[Stored items]
--- START ---

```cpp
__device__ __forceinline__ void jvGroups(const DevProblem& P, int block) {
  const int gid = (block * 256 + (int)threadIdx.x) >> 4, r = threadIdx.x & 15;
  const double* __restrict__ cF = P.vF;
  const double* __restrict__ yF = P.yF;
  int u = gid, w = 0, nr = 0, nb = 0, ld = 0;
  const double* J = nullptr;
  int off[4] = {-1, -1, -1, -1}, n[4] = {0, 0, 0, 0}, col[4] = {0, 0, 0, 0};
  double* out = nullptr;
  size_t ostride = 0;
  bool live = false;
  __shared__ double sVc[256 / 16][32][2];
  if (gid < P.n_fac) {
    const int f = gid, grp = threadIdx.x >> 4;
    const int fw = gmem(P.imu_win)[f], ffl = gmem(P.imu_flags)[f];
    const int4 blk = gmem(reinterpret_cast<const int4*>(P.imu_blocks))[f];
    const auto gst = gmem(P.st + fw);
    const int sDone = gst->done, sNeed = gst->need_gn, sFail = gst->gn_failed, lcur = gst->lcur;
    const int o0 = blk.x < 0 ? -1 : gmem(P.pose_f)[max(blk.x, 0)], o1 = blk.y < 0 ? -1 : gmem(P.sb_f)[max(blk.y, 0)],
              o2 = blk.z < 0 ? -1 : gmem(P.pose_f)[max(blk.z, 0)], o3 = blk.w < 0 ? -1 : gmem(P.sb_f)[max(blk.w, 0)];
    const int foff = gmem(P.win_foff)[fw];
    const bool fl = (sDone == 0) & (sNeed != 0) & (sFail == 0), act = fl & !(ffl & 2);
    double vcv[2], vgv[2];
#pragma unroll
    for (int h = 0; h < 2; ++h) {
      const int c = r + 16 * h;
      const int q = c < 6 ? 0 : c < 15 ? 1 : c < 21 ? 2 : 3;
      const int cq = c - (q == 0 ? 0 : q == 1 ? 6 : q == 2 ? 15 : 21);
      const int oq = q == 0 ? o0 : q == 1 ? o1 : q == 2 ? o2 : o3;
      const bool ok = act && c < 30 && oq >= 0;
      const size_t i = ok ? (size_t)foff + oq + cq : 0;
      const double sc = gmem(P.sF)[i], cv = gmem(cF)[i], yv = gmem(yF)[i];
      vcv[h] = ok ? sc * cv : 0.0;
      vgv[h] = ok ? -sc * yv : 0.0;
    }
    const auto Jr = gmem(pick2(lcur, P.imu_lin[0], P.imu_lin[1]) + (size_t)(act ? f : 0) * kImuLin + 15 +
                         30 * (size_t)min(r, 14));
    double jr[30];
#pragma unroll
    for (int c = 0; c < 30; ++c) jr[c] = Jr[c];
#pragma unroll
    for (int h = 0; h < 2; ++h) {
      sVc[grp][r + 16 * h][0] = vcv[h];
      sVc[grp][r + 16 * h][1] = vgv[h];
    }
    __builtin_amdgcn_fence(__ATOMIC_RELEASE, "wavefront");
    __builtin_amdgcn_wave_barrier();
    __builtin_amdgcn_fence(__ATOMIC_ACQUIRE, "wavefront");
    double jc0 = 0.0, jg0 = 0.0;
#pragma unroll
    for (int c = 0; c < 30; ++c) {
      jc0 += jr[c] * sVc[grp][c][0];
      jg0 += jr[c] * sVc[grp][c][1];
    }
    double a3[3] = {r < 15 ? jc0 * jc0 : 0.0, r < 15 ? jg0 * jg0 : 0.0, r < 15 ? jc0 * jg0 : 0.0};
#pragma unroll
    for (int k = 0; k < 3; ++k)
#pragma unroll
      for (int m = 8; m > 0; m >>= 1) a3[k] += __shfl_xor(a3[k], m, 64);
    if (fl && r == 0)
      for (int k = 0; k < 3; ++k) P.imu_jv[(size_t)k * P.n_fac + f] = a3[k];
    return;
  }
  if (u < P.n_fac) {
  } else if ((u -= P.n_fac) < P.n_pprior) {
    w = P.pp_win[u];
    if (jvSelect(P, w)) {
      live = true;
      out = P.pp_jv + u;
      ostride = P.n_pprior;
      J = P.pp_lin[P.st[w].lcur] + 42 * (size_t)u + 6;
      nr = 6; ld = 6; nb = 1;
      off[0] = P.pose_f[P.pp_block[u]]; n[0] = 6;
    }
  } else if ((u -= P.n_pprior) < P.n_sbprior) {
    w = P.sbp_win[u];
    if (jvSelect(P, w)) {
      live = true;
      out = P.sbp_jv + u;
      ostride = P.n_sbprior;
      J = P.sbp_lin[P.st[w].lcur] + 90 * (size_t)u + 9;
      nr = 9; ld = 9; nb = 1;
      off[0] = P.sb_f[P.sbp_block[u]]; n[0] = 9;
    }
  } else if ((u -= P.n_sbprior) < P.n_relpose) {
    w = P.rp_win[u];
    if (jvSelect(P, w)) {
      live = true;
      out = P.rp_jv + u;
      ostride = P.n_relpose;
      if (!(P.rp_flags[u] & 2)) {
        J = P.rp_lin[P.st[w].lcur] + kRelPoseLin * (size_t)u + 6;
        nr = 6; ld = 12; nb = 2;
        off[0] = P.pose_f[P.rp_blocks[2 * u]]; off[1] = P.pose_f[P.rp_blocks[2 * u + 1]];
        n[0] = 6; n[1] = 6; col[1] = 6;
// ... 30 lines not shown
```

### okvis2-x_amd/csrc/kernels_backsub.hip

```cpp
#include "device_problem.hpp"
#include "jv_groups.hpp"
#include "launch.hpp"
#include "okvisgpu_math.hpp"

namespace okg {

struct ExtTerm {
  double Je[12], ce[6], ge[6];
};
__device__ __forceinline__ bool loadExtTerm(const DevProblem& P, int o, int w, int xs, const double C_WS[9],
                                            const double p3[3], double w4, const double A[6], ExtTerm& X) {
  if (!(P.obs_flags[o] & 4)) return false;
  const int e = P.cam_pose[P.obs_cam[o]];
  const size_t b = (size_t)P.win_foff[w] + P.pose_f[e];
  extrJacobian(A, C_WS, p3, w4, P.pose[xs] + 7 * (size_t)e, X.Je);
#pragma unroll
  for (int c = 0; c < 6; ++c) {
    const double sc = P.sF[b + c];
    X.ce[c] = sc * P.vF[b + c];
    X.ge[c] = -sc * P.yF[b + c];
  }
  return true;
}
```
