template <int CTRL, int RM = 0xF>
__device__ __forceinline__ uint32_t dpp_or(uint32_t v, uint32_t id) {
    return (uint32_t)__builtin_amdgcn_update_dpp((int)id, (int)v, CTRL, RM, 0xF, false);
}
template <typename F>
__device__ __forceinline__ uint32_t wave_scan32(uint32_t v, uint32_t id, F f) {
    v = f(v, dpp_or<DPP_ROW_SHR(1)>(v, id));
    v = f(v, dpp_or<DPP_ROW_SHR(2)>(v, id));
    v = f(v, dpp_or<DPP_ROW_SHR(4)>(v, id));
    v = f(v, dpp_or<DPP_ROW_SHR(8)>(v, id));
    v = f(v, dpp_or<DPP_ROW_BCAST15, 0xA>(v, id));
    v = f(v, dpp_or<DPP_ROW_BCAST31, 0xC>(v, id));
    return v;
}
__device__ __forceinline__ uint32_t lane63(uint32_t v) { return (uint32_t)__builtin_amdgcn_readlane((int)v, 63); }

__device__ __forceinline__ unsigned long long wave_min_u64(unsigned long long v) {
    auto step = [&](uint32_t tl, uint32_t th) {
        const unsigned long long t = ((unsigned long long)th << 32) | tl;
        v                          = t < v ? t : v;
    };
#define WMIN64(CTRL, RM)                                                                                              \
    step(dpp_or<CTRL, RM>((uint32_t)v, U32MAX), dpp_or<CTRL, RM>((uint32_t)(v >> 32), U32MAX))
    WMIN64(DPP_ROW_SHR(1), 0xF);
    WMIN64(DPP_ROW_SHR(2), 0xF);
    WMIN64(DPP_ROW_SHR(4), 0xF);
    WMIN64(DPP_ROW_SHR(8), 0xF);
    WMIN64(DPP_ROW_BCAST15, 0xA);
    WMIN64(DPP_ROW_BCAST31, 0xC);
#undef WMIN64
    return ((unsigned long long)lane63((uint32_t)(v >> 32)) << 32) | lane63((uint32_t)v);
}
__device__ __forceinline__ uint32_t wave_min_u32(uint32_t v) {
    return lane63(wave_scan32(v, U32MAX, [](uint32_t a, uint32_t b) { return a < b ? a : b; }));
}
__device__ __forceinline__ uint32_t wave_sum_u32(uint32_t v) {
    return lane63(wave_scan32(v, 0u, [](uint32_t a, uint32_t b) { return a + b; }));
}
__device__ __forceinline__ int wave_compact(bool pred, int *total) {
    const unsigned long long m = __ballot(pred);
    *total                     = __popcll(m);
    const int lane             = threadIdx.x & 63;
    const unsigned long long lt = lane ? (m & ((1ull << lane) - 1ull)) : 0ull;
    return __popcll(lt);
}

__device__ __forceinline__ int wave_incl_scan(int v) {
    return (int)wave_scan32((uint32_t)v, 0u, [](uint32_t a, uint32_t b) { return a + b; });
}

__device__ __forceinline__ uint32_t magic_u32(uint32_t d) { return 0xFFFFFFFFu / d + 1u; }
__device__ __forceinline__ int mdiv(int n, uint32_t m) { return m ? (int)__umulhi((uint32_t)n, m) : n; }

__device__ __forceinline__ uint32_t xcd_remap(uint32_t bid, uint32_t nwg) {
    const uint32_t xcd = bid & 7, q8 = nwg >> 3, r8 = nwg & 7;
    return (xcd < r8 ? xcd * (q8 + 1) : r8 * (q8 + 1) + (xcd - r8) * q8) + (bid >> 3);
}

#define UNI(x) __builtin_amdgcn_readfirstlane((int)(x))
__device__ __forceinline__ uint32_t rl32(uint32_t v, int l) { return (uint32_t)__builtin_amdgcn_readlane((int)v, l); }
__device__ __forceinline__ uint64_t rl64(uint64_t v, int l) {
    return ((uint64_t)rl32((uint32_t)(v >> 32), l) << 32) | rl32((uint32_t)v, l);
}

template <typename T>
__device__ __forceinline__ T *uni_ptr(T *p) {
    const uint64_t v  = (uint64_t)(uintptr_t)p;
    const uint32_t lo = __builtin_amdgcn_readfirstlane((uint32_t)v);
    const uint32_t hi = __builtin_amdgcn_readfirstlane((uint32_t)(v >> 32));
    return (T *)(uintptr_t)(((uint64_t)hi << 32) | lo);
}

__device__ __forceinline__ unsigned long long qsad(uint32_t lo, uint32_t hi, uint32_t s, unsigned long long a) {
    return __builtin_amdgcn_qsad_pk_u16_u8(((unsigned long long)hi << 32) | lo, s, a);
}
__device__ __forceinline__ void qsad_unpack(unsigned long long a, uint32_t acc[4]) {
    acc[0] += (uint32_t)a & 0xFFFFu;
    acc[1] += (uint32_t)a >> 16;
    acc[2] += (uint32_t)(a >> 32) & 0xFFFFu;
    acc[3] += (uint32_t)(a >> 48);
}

--- END ---

### Your instructions
Review the preceding data and report every line that includes the string "sDone".

### Response for this exercise
    const int sDone = gst->done, sNeed = gst->need_gn, sFail = gst->gn_failed, lcur = gst->lcur;
    const bool fl = (sDone == 0) & (sNeed != 0) & (sFail == 0), act = fl & !(ffl & 2);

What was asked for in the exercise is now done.